Top of RECORDS FOR THE EXERCISE

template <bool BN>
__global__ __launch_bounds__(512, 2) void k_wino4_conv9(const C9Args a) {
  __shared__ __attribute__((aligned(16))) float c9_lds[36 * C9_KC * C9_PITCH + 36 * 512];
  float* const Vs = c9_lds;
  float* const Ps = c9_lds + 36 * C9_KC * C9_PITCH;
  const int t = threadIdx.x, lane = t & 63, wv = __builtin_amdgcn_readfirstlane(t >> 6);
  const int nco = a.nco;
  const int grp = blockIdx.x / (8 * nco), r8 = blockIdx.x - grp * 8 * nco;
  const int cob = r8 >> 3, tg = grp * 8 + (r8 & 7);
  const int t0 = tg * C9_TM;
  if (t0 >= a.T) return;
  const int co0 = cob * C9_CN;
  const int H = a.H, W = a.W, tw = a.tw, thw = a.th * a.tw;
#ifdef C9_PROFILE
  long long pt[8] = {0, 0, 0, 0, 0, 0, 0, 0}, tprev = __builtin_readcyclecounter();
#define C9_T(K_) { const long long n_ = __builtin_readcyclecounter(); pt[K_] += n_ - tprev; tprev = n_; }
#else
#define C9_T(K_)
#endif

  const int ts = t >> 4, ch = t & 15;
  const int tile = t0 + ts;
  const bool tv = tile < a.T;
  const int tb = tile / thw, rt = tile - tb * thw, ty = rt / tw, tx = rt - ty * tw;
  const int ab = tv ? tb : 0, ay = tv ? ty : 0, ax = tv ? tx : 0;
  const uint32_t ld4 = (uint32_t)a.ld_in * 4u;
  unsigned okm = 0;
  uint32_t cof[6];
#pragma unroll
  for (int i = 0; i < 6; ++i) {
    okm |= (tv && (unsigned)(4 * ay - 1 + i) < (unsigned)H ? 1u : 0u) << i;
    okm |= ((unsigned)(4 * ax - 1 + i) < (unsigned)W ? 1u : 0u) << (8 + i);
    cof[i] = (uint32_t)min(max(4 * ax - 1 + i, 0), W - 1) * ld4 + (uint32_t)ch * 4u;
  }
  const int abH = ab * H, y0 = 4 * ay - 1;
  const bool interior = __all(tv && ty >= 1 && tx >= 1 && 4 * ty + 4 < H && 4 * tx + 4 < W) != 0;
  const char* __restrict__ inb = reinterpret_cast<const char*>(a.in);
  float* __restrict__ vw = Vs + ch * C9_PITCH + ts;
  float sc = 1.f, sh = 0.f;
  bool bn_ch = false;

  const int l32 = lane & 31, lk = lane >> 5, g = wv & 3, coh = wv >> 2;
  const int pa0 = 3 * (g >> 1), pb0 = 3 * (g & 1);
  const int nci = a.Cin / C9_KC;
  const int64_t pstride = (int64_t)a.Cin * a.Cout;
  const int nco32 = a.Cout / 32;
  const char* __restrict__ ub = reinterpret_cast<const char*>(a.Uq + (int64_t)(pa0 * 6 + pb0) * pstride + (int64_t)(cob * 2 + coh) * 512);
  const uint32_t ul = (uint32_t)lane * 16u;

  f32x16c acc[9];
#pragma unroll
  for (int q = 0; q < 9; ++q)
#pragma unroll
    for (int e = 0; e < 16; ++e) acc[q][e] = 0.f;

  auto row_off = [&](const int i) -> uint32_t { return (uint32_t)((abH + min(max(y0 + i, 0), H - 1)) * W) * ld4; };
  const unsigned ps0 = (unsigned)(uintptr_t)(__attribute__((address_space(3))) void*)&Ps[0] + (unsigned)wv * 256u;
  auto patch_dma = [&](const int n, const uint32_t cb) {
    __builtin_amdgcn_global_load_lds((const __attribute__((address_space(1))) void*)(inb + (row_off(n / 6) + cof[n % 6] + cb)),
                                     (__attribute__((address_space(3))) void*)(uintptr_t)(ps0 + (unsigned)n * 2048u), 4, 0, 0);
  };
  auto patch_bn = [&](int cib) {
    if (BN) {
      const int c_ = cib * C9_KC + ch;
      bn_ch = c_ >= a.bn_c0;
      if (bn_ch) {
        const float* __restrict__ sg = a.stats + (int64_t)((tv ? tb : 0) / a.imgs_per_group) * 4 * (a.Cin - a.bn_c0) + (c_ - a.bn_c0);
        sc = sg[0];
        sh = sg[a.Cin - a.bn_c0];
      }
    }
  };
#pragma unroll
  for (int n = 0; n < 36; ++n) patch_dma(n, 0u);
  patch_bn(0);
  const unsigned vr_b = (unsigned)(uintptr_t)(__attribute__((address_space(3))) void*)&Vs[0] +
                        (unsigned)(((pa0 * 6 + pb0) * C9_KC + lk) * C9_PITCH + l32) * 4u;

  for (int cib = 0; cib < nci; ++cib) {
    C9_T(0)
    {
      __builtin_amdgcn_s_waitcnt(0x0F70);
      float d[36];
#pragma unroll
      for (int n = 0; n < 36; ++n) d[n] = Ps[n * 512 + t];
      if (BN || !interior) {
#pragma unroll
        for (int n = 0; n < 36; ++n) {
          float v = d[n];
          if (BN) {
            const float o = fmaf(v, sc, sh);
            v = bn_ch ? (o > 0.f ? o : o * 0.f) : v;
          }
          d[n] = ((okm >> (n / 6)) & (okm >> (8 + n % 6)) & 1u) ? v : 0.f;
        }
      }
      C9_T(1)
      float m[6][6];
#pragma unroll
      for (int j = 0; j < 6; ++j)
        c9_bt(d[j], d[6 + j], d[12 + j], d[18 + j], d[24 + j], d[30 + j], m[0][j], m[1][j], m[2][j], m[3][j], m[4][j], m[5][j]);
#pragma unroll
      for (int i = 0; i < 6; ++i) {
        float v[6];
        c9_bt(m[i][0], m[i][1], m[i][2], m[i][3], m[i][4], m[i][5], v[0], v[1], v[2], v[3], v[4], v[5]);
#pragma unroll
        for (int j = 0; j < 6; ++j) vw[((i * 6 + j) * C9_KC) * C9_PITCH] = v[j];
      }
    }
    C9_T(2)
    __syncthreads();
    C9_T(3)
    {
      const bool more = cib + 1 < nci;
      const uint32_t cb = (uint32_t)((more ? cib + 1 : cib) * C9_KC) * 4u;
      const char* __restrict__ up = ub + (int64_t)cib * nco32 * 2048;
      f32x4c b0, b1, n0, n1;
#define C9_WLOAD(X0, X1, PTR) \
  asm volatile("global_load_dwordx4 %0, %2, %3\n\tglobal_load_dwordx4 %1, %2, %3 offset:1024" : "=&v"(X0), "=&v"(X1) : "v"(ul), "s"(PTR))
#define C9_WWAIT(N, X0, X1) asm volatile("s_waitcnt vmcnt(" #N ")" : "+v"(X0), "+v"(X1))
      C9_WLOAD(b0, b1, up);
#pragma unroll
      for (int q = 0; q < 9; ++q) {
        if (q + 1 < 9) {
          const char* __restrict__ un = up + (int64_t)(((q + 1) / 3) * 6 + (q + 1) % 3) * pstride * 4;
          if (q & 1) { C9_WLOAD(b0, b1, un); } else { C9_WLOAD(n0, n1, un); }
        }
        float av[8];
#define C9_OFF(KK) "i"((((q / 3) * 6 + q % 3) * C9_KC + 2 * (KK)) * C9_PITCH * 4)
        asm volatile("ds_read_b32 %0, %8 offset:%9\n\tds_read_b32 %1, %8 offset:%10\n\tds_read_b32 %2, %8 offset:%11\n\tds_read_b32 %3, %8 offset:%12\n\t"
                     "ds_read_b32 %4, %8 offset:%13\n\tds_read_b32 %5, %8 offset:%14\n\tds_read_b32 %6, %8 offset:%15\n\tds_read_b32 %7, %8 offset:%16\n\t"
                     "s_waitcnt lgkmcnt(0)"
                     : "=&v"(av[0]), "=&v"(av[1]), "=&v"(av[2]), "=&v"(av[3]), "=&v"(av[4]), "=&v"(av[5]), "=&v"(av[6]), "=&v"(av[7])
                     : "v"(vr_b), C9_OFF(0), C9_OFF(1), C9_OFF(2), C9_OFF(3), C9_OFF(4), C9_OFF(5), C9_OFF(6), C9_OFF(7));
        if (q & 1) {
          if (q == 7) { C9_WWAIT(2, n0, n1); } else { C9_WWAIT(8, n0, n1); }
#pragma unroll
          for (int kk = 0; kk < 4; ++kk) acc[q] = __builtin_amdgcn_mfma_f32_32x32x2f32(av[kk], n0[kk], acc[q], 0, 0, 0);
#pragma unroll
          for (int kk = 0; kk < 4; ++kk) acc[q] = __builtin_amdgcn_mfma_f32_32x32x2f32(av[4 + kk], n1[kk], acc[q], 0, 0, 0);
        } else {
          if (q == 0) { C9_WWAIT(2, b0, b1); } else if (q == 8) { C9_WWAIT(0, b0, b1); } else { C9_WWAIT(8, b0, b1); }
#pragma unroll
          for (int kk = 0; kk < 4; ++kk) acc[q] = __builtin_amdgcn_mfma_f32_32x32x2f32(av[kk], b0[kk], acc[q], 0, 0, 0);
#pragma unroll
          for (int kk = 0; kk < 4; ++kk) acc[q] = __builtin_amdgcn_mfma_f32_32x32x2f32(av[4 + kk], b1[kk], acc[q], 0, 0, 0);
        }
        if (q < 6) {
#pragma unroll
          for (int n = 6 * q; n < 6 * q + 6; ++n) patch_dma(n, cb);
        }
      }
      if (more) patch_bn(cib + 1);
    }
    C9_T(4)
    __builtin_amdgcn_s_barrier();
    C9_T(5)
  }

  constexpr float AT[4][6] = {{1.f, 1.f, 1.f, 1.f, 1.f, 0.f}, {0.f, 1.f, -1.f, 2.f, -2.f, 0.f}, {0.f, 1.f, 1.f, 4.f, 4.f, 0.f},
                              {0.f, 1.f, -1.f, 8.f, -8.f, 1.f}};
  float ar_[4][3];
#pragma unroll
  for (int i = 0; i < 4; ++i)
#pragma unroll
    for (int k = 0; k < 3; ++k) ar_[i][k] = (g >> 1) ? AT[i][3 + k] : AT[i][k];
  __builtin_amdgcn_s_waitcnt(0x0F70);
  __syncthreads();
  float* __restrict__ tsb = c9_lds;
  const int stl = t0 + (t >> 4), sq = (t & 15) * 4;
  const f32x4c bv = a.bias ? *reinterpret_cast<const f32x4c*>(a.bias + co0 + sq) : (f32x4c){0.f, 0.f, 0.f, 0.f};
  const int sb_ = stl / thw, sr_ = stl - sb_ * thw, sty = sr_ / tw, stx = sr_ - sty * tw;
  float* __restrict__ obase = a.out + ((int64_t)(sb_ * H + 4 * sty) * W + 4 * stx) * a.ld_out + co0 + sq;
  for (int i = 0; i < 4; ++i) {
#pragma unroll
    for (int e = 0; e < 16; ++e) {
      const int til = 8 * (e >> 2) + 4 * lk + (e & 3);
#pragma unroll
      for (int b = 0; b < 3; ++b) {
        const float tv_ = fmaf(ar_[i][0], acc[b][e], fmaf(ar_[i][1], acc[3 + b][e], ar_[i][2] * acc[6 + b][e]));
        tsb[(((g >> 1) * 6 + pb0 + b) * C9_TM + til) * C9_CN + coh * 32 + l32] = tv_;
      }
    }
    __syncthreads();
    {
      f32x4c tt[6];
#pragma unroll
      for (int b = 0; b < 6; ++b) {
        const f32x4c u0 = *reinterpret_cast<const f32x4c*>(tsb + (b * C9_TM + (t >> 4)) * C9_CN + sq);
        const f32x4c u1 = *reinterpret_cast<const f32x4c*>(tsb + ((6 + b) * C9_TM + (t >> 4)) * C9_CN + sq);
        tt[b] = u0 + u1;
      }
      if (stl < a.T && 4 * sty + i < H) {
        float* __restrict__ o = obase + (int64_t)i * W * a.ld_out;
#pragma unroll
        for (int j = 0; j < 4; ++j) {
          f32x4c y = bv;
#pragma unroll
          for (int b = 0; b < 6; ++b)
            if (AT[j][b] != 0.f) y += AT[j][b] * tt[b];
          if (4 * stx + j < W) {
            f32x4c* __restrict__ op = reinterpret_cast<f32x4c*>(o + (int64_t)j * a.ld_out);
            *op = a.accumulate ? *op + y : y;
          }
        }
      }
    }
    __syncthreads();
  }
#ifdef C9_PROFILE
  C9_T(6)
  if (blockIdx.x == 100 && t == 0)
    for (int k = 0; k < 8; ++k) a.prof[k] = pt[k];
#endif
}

Bottom of RECORDS FOR THE EXERCISE

Please write out exactly the lines from the start of the data through the line that contains "const bool interior", both ends included, and nothing else.

_EXPECTED ANSWER_:
template <bool BN>
__global__ __launch_bounds__(512, 2) void k_wino4_conv9(const C9Args a) {
  __shared__ __attribute__((aligned(16))) float c9_lds[36 * C9_KC * C9_PITCH + 36 * 512];
  float* const Vs = c9_lds;
  float* const Ps = c9_lds + 36 * C9_KC * C9_PITCH;
  const int t = threadIdx.x, lane = t & 63, wv = __builtin_amdgcn_readfirstlane(t >> 6);
  const int nco = a.nco;
  const int grp = blockIdx.x / (8 * nco), r8 = blockIdx.x - grp * 8 * nco;
  const int cob = r8 >> 3, tg = grp * 8 + (r8 & 7);
  const int t0 = tg * C9_TM;
  if (t0 >= a.T) return;
  const int co0 = cob * C9_CN;
  const int H = a.H, W = a.W, tw = a.tw, thw = a.th * a.tw;
#ifdef C9_PROFILE
  long long pt[8] = {0, 0, 0, 0, 0, 0, 0, 0}, tprev = __builtin_readcyclecounter();
#define C9_T(K_) { const long long n_ = __builtin_readcyclecounter(); pt[K_] += n_ - tprev; tprev = n_; }
#else
#define C9_T(K_)
#endif

  const int ts = t >> 4, ch = t & 15;
  const int tile = t0 + ts;
  const bool tv = tile < a.T;
  const int tb = tile / thw, rt = tile - tb * thw, ty = rt / tw, tx = rt - ty * tw;
  const int ab = tv ? tb : 0, ay = tv ? ty : 0, ax = tv ? tx : 0;
  const uint32_t ld4 = (uint32_t)a.ld_in * 4u;
  unsigned okm = 0;
  uint32_t cof[6];
#pragma unroll
  for (int i = 0; i < 6; ++i) {
    okm |= (tv && (unsigned)(4 * ay - 1 + i) < (unsigned)H ? 1u : 0u) << i;
    okm |= ((unsigned)(4 * ax - 1 + i) < (unsigned)W ? 1u : 0u) << (8 + i);
    cof[i] = (uint32_t)min(max(4 * ax - 1 + i, 0), W - 1) * ld4 + (uint32_t)ch * 4u;
  }
  const int abH = ab * H, y0 = 4 * ay - 1;
  const bool interior = __all(tv && ty >= 1 && tx >= 1 && 4 * ty + 4 < H && 4 * tx + 4 < W) != 0;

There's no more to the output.